Variations on a Name: The -Punks of Our Times - inflatableDodo
http://strangehorizons.com/non-fiction/variations-on-a-name-the-punks-of-our-times/
======
inflatableDodo
Just thought of togapunk, and found it has a single mention on instagram and
another single one on twitter by different people 8 years apart.

[https://www.instagram.com/explore/tags/togapunk/](https://www.instagram.com/explore/tags/togapunk/)

[https://twitter.com/hashtag/togapunk](https://twitter.com/hashtag/togapunk)

edit - am now wondering about a crack team of ancient greek philosophers using
resonant pendulums to try and hack an airgapped ankythera mechanism.

------
shackenberg
Also check out this neat illustrated "timeline" of "-punks".
[https://imgur.com/gallery/WkIU2](https://imgur.com/gallery/WkIU2)

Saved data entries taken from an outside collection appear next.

## Add halo-tiled stride-2 3x3 conv kernels for forward and dgrad

Extends the halo 3x3 conv kernel with two stride-2 modes. The forward mode restages the input halo per parity sub-grid of the input. The dgrad mode splits the output into four parity classes, each running only its contributing taps and scattering the results. These replace the generic implicit-GEMM path for large-channel stride-2 3x3 convs, to cut redundant gathers and work on zero taps. The cost is extra barriers and restaging in the forward mode, and scattered writes in dgrad.

```diff
diff --git a/imageclassification_amd/csrc/capi.hip b/imageclassification_amd/csrc/capi.hip
--- a/imageclassification_amd/csrc/capi.hip
+++ b/imageclassification_amd/csrc/capi.hip
@@ -49,6 +49,14 @@
     h.in = (const bf16_t*)x; h.wt = (const bf16_t*)w; h.out = (bf16_t*)y; h.bias = bias; h.stats = stats; h.relu = relu;
     h.N = d->N; h.H = d->IH; h.W = d->IW; h.C = d->Cin; h.Cout = d->Cout;
     return icamd_halo3x3_launch(h, (hipStream_t)stream);
+  }
+  if (d->KH == 3 && d->KW == 3 && d->stride == 2 && d->pad == 1 && addend == nullptr && gelu_out == nullptr &&
+      !gelu_inplace && icamd_halo3x3_s2_wanted(d->N, d->IH, d->IW, d->Cin, d->Cout, false)) {
+    Halo3x3Params h;
+    memset(&h, 0, sizeof(h));
+    h.in = (const bf16_t*)x; h.wt = (const bf16_t*)w; h.out = (bf16_t*)y; h.bias = bias; h.stats = stats; h.relu = relu;
+    h.N = d->N; h.FH = d->IH; h.FW = d->IW; h.C = d->Cin; h.Cout = d->Cout;
+    return icamd_halo3x3_s2_launch(h, false, (hipStream_t)stream);
   }
   const bool pw_gather = d->KH == 1 && d->KW == 1 && d->stride == 2 && d->pad == 0 && addend == nullptr;
   if (d->KH == 1 && d->KW == 1 && (d->stride == 1 || pw_gather) && d->pad == 0 && bias == nullptr && addend == nullptr && !relu &&
@@ -175,6 +183,14 @@
     h.in = (const bf16_t*)dy; h.wt = (const bf16_t*)w_t; h.out = (bf16_t*)dx; h.flip = 1;
     h.N = d->N; h.H = d->IH; h.W = d->IW; h.C = d->Cout; h.Cout = d->Cin;
     return icamd_halo3x3_launch(h, (hipStream_t)stream);
+  }
+  if (d->KH == 3 && d->KW == 3 && st == 2 && d->pad == 1 && addend == nullptr && addend_bits == nullptr && f == nullptr &&
+      gelu_z == nullptr && icamd_halo3x3_s2_wanted(d->N, d->IH, d->IW, d->Cout, d->Cin, true)) {
+    Halo3x3Params h;
+    memset(&h, 0, sizeof(h));
+    h.in = (const bf16_t*)dy; h.wt = (const bf16_t*)w_t; h.out = (bf16_t*)dx;
+    h.N = d->N; h.FH = d->IH; h.FW = d->IW; h.C = d->Cout; h.Cout = d->Cin;
+    return icamd_halo3x3_s2_launch(h, true, (hipStream_t)stream);
   }
   float* partials = f ? f->partials : nullptr;
   for (int ph = 0; ph < st; ++ph)
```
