## Restructure flash prefill: register Q, double-buffered swizzled KV LDS, transposed V reads

Keeps Q fragments in registers instead of LDS and computes S transposed (K as the A operand), so the softmax probabilities stay in registers and feed the PV MFMA directly without a P round-trip through LDS. K/V tiles are double-buffered in XOR-swizzled LDS, and the next chunk's global loads are issued before the current chunk's compute, leaving one barrier per iteration. V is read with ds_read_tr16 transposed loads instead of a scalar transpose on store, and outputs are written packed. This adds register pressure and swizzle/transpose index complexity in exchange for less LDS traffic, fewer bank conflicts, fewer syncs and overlap of global loads with compute.

```diff
diff --git a/room_amd/ops/csrc/flash_prefill.hip b/room_amd/ops/csrc/flash_prefill.hip
--- a/room_amd/ops/csrc/flash_prefill.hip
+++ b/room_amd/ops/csrc/flash_prefill.hip
@@ -9,9 +9,17 @@
 #define FP_CHUNK 64
 #define FP_D 128
 #define FP_QH 8
-#define FP_PADK 8
+#define FP_TILE_B (FP_CHUNK * FP_D * 2)
 
 typedef __attribute__((ext_vector_type(4))) float fpfrag_t;
+typedef __attribute__((ext_vector_type(2))) float fp_f32x2;
+typedef __attribute__((ext_vector_type(2))) __bf16 fp_bf16x2;
+typedef __attribute__((address_space(3))) bf16x4 fp_lds_bf16x4;
+
+DEV uint32_t fp_pack_bf16(float lo, float hi) {
+  return __builtin_bit_cast(
+      uint32_t, __builtin_convertvector(fp_f32x2{lo, hi}, fp_bf16x2));
+}
 
 template <bool F8>
 __global__ __launch_bounds__(512, 1)
@@ -33,194 +41,237 @@
   const int hk = blockIdx.y;
   const int row0 = tile_desc[g * 2 + 0];
   const int ntok = tile_desc[g * 2 + 1];
+  if (ntok <= 0) return;
   const int tid = threadIdx.x;
   const int wid = tid >> 6;
   const int lane = tid & 63;
+  const int lrow = lane & 15;
+  const int lgrp = lane >> 4;
   const int n_qheads = n_kvheads * FP_QH;
   const int hq = hk * FP_QH + wid;
 
-  __shared__ short q_s[FP_QH][FP_QTOK][FP_D + FP_PADK];
-  __shared__ short k_s[FP_CHUNK][FP_D + FP_PADK];
-  __shared__ short vt_s[FP_D][FP_CHUNK + FP_PADK];
-  __shared__ short p_s[FP_QH][FP_QTOK][FP_CHUNK + FP_PADK];
-  __shared__ int qp_s[FP_QTOK];
-  __shared__ int seq_s;
-
-  #pragma unroll
-  for (int it = 0; it < 8; ++it) {
-    const int idx = tid + it * 512;
-    const int h = idx / (FP_QTOK * FP_D / 8);
-    const int rem = idx % (FP_QTOK * FP_D / 8);
-    const int tk = rem / (FP_D / 8);
-    const int d8 = (rem % (FP_D / 8)) * 8;
-    bf16x8 v = {0, 0, 0, 0, 0, 0, 0, 0};
+  __shared__ __attribute__((aligned(16))) char kv_s[2][2][FP_TILE_B];
+
+  bf16x8 qf[2][4];
+  int bnd[2];
+  #pragma unroll
+  for (int mt = 0; mt < 2; ++mt) {
+    const int tk = mt * 16 + lrow;
+    bnd[mt] = 0;
+    #pragma unroll
+    for (int kk = 0; kk < 4; ++kk) qf[mt][kk] = bf16x8{0, 0, 0, 0, 0, 0, 0, 0};
     if (tk < ntok) {
-      v = *reinterpret_cast<const bf16x8*>(
-          q + (long)(row0 + tk) * q_row_stride + (hk * FP_QH + h) * FP_D + d8);
-      #pragma unroll
-      for (int j = 0; j < 8; ++j) v[j] = f2bf(bf2f(v[j]) * scale);
-    }
-    *reinterpret_cast<bf16x8*>(&q_s[h][tk][d8]) = v;
+      bnd[mt] = q_pos[row0 + tk] + 1;
+      const short* qp = q + (long)(row0 + tk) * q_row_stride + hq * FP_D
+                        + lgrp * 8;
+      #pragma unroll
+      for (int kk = 0; kk < 4; ++kk) {
+        bf16x8 v = *reinterpret_cast<const bf16x8*>(qp + kk * 32);
+        #pragma unroll
+        for (int j = 0; j < 8; ++j) v[j] = f2bf(bf2f(v[j]) * scale);
+        qf[mt][kk] = v;
+      }
+    }
   }
-  if (tid < FP_QTOK)
-    qp_s[tid] = (tid < ntok) ? q_pos[row0 + tid] : -1;
-  if (tid == 0) seq_s = seq_ids[row0];
-  __syncthreads();
-
-  const int seq = seq_s;
-  int bound_max = 0, bound_min = INT_MAX;
-  for (int i = 0; i < ntok; ++i) {
-    bound_max = max(bound_max, qp_s[i] + 1);
-    bound_min = min(bound_min, qp_s[i] + 1);
+  int bmax = max(bnd[0], bnd[1]), bmin = min(bnd[0], bnd[1]);
+  #pragma unroll
+  for (int off = 8; off > 0; off >>= 1) {
+    bmax = max(bmax, __shfl_xor(bmax, off, WAVE));
+    bmin = min(bmin, __shfl_xor(bmin, off, WAVE));
   }
+  const int bound_max = __builtin_amdgcn_readfirstlane(bmax);
+  const int bound_min = __builtin_amdgcn_readfirstlane(bmin);
+
+  const int seq = seq_ids[row0];
   const int* btab = block_table + (long)seq * max_blocks;
   const long kv_stride_block = (long)n_kvheads * FP_BS * FP_D;
 
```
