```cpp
template <bool NOISE>
__global__ __launch_bounds__(256) void expand_frames_kernel(const float* m, long m_ld, const int* cum, SegView segT,
                                                            SegView segF, int C, float* z, long z_ld, PriorNoise nz) {
    const int b = blockIdx.z;
    const int F = seg_len(segF, b), T = seg_len(segT, b);
    const int f = blockIdx.x * 256 + threadIdx.x;
    if (blockIdx.x * 256 >= F) return;
    const size_t tb = (size_t)seg_start(segT, b), fb = (size_t)seg_start(segF, b);
    __shared__ int cs[1024];
    const bool staged = T <= 1024;
    if (staged) {
        for (int i = threadIdx.x; i < T; i += 256) cs[i] = cum[tb + i];
        __syncthreads();
    }
    if (f >= F) return;
    int lo = 0, hi = T;
    if (staged) { while (lo < hi) { int mid = (lo + hi) >> 1; if (cs[mid] > f) hi = mid; else lo = mid + 1; } }
    else { while (lo < hi) { int mid = (lo + hi) >> 1; if (cum[tb + mid] > f) hi = mid; else lo = mid + 1; } }
    const int c0 = blockIdx.y * 16, c1 = c0 + 16 < C ? c0 + 16 : C;
    if (lo >= T) { for (int c = c0; c < c1; c++) z[(size_t)c * z_ld + fb + f] = 0.f; return; }
    if constexpr (NOISE) {
        const float ns = nz.ns[b];
        if (ns != 0.f) {
            const uint64_t seed = nz.seed[b];
            for (int c = c0; c < c1; c++) {
                const float eps = noise_normal(seed, kNoiseStreamPrior, (uint64_t)c * (uint64_t)F + (uint64_t)f);
                const float v = __fmul_rn(__fmul_rn(eps, nz.logs[(size_t)c * m_ld + tb + lo]), ns);
                z[(size_t)c * z_ld + fb + f] = __fadd_rn(m[(size_t)c * m_ld + tb + lo], v);
            }
            return;
        }
    }
#pragma unroll 4
    for (int c = c0; c < c1; c++) z[(size_t)c * z_ld + fb + f] = m[(size_t)c * m_ld + tb + lo];
}
void expand_frames(const float* m, long m_ld, const int* cum, SegView segT, SegView segF, int C, float* z, long z_ld,
                   int B, int max_frames, hipStream_t st, const PriorNoise* nz) {
    if (B <= 0 || max_frames <= 0) return;
    const dim3 grid((max_frames + 255) / 256, (C + 15) / 16, B);
    if (nz && nz->logs) hipLaunchKernelGGL(expand_frames_kernel<true>, grid, dim3(256), 0, st, m, m_ld, cum, segT, segF, C, z, z_ld, *nz);
    else hipLaunchKernelGGL(expand_frames_kernel<false>, grid, dim3(256), 0, st, m, m_ld, cum, segT, segF, C, z, z_ld, PriorNoise{});
}

// ... 191 lines not shown
```

summertts_amd/csrc/run_ctx.hpp:

```cpp
#pragma once
#include "engine.hpp"

namespace sts {

#define HIPCK(call)                                                                           \
    do {                                                                                      \
        hipError_t e__ = (call);                                                              \
        if (e__ != hipSuccess) return fail(STS_EDEVICE, std::string(#call) + ": " + hipGetErrorString(e__)); \
    } while (0)

struct BufT {
    int *meta_i; float* ls; float *ns, *nsw; uint64_t* seed; int* ids; int* forced;
    float *x, *qkv, *att, *y, *x1, *ffh, *m, *logs;
    float *dh, *dt1, *dt2, *dc, *dhh, *dp29, *dr[4], *dlogw;
    int *dur, *cum, *frames;
    float *g, *cond_dp, *cond_dec, *cond_wn;
};
struct BufF {
    float *z, *h, *acts, *out, *x0, *regA, *regB, *tailA, *tailB, *tailC, *wave, *fliptmp;
    float *ff_h[2], *ff_part[2], *ff_macc[2], *ff_alt;
    int16_t* pcm;
    int16_t* pcm_nat; float* wave_out;
    int16_t* pcm_rs; char* lws;
    char* limws; float* wave_lim;
    char* stab; int16_t* spack; float *gwin, *cond_win;
};
static inline size_t stream_tab_ll_off(int nw) { return ((size_t)(6 * nw + 1) * 4 + 7) & ~(size_t)7; }
static inline size_t stream_tab_lim_off(int nw) { return stream_tab_ll_off(nw) + (size_t)nw * 5 * 8; }
static inline size_t stream_tab_bytes(int nw) { return stream_tab_lim_off(nw) + (size_t)nw * 7 * 8; }
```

Only the end I would change. First I would put Cyberpunk into the 1990-2000
years. And then I would add another category for all movies that have this
"bright", "plastic" and "clean" look like GATTACA, 2001, Minority Report or
Oblivion. And then add another category for all the rough and dirty movies
like District nine or Edge of tomorrow that seem to be fashionable now. But I
don't have good names for these yet. What do you think?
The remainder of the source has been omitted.